ASSIGNMENT
Every line below that includes the word "lines" needs to be copied.
━━━ DATA SUPPLIED
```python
GEMM_VARIANTS = {
    "NONE": 0,
    "128X128": gemm_variant(4, 4, 0, 0), "64X64": gemm_variant(2, 2, 0, 0), "64X128": gemm_variant(2, 4, 0, 0), "32X128": gemm_variant(1, 4, 0, 0),
    "LOWER_128X128": gemm_variant(4, 4, 1, 0), "LOWER_64X64": gemm_variant(2, 2, 1, 0), "LOWER_32X32": gemm_variant(1, 1, 1, 0),
    "TRIB_FINE": gemm_variant(2, 2, 0, 1), "TRIB_LONGEST_FIRST": gemm_variant(4, 4, 0, 2), "TRIB_PAIRED": gemm_variant(4, 4, 0, 3),
# ... 38 lines not shown
    "gpx_chol": (_int, [_hp, _dp]),
    "gpx_chol_rows": (_int, [_hp, _i64, _i64, _dp]),
    "gpx_kinv_rows": (_int, [_hp, _i64, _i64, _dp]),
    "gpx_cjh": (_int, [_hp, _dp, _dp, _dp, _dp]),
    "gpx_propagate_approx": (_int, [_hp, _dp, _dp] + [ctypes.POINTER(_dbl)] * 4),
    "gpx_propagate_approx_many": (_int, [_hp, _dp, _dp, _int, _i64, _dp, _dp, _dp, _dp]),
    "gpx_propagate_approx_rows": (_int, [_hp, _dp, _dp, _i64, _i64, _dp]),
    "gpx_propagate_approx_rhs": (_int, [_hp, _dp, _dp, _int, _int, _dp]),
    "gpx_propagate_dvh": (_int, [_hp, _dp, _dp]),
    "gpx_propagate_exact": (_int, [_hp, _dp, _dp, ctypes.POINTER(_dbl), ctypes.POINTER(_dbl)]),
    "gpx_propagate_exact_rows": (_int, [_hp, _dp, _dp, _i64, _i64, _dp]),
    "gpx_exact_mean": (_int, [_hp, _dp, _dp, ctypes.POINTER(_dbl)]),
    "gpx_propagate_exact_matrix": (_int, [_hp, _dp, _dp, _dp, _i64, _int, _dp, _dp, _dp, _dp, _dbl, ctypes.POINTER(_dbl), ctypes.POINTER(_dbl)]),
    "gpx_kinv_model_create": (_int, [_dp, _dp, _i64, ctypes.POINTER(_hp)]),
    "gpx_kinv_model_free": (None, [_hp]),
    "gpx_propagate_exact_model": (_int, [_hp, _dp, _int, _dp, _dp, _dp, _dp, _dbl, ctypes.POINTER(_dbl), ctypes.POINTER(_dbl)]),
    "gpx_nll": (_int, [_hp, ctypes.POINTER(_dbl)]),
    "gpx_nll_grad": (_int, [_hp, _dp]),
    "gpx_spgp_fit": (_int, [_dp, _dp, _i64, _int, _dp, _dp, _i64, ctypes.POINTER(_hp)]),
    "gpx_spgp_free": (None, [_hp]),
    "gpx_spgp_predict": (_int, [_hp, _dp, _i64, _dp, _dp]),
    "gpx_spgp_nll": (_int, [_hp, ctypes.POINTER(_dbl)]),
    "gpx_spgp_nll_grad": (_int, [_hp, _dp]),
    "gpx_spgp_dense": (_int, [_hp, _int, _dp]),
    "gpx_spgp_cross": (_int, [_hp, _dp, _i64, _dp, _i64, _dp]),
    "gpx_profile_enable": (_int, [_hp, _int]),
    "gpx_profile_reset": (_int, [_hp]),
    "gpx_profile_read": (_int, [_hp, _int, ctypes.POINTER(_i64), ctypes.POINTER(_dbl), ctypes.POINTER(_dbl)]),
    "gpx_bench_mfma_f64": (_int, [_int, ctypes.POINTER(_dbl)]),
    "gpx_bench_emu_i8": (_int, [_i64, _i64, _i64, _int, _int, ctypes.POINTER(_dbl)]),
    "gpx_emu_gemm_nt_sub": (_int, [_dp, _i64, _dp, _i64, _dp, _i64, _i64, _i64, _i64]),
    "gpx_emu_rebuild": (_int, [_dp, _i64, _i64, _int, _dp, _dp, _dp, _i64, _i64, _i64]),
    "gpx_emu_i8_gemm": (_int, [_dp, _dp, _i64, _i64, _i64, _int, _dp]),
    "gpx_emu_trsm_left": (_int, [_hp, _dp, _i64, _i64, _dp, _dp, _i64, ctypes.POINTER(_int)]),
    "gpx_bench_hbm": (_int, [_i64, _int, ctypes.POINTER(_dbl), ctypes.POINTER(_dbl)]),
    "gpx_bench_fp64_pipes": (_int, [_int, _int, _int] + [ctypes.POINTER(_dbl)] * 3),
    "gpx_dev_gram": (_int, [_dp, _i64, _dp, _i64, _int, _dp, _dbl, _int, _int, _dp, _i64, _i64, _i64, ctypes.c_void_p]),
    "gpx_dev_gram_scaled": (_int, [_dp, _i64, _dp, _i64, _int, _dbl, _dbl, _int, _int, _dp, _i64, _i64, _i64, ctypes.c_void_p]),
    "gpx_dev_gemm_nt": (_int, [_dp, _i64, _dp, _i64, _dp, _i64, _i64, _i64, _i64, _dbl, _dbl, _int, ctypes.c_void_p]),
    "gpx_dev_gemm_nt_ex": (_int, [_dp, _i64, _dp, _i64, _dp, _i64, _i64, _i64, _i64, _dbl, _dbl, _int, _int, _int, _int, ctypes.POINTER(_int),
                                  ctypes.c_void_p]),
    "gpx_dev_gemm_nt_tri_reduce": (_int, [_dp, _i64, _dp, _i64, _dp, _i64, _i64, _i64, _dbl, _dp, _dp, _dp, _i64, _i64, ctypes.c_void_p]),
    "gpx_dev_gemm_nt_batched": (_int, [_dp, _i64, _i64, _i64, _dp, _i64, _i64, _i64, _dp, _i64, _i64, _i64, _int, _int, _i64, _i64, _i64, _dbl,
                                       _dbl, _i64, ctypes.c_void_p]),
    "gpx_dev_syrk_splitk": (_int, [_dp, _i64, _dp, _dp, _i64, _i64, _int, _dbl, ctypes.c_void_p]),
    "gpx_dev_syrk_trap": (_int, [_dp, _i64, _dp, _i64, _dp, _i64, _i64, _i64, _i64, _dbl, _dbl, ctypes.c_void_p, ctypes.c_void_p]),
    "gpx_dev_potrf_leaf": (_int, [_dp, _i64, _dp, _dp, ctypes.c_void_p, _int, ctypes.c_void_p]),
    "gpx_dev_chol_panel": (_int, [_dp, _i64, _i64, _i64, _i64, _dp, _dp, ctypes.c_void_p, ctypes.c_void_p]),
    "gpx_dev_chol_panel_next": (_int, [_dp, _i64, _i64, _i64, _i64, _dp, _i64, _i64, _dp, _dp, ctypes.c_void_p, ctypes.c_void_p]),
    "gpx_dev_chol_panel_split": (_int, [_dp, _i64, _i64, _i64, _i64, _i64, _dp, _i64, _i64, _dp, _dp, ctypes.c_void_p, ctypes.c_void_p,
                                        ctypes.c_void_p, ctypes.c_void_p]),
    "gpx_dev_set_panel_share": (_int, [_int]),
    "gpx_dev_chol_dataflow": (_int, [_dp, _i64, _i64, _i64, _dp, _dp, ctypes.c_void_p, ctypes.c_void_p]),
    "gpx_adopt_factor": (_int, [_dp, _dp, _i64, _int, _dp, _dp, _dp, _dp, _dbl, ctypes.c_void_p, ctypes.POINTER(_hp)]),
    "gpx_multi_fit": (_int, [_dp, _dp, _i64, _int, _dp, ctypes.POINTER(_int), _int, ctypes.POINTER(_hp)]),
    "gpx_multi_free": (None, [_hp]),
    "gpx_multi_info": (_int, [_hp, ctypes.POINTER(_int), ctypes.POINTER(_i64), ctypes.POINTER(_dbl)]),
    "gpx_multi_alpha": (_int, [_hp, _dp]),
    "gpx_multi_predict": (_int, [_hp, _dp, _i64, _dp, _dp]),
    "gpx_multi_propagate_approx": (_int, [_hp, _dp, _dp] + [ctypes.POINTER(_dbl)] * 4),
    "gpx_multi_propagate_exact": (_int, [_hp, _dp, _dp] + [ctypes.POINTER(_dbl)] * 2),
}
for _name, (_res, _args) in SIGNATURES.items():
    try:
        _f = getattr(lib, _name)
    except AttributeError:
# ... 34 lines not shown
```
━━━━━━
RESPONSE TO THE TASK
# ... 38 lines not shown
# ... 34 lines not shown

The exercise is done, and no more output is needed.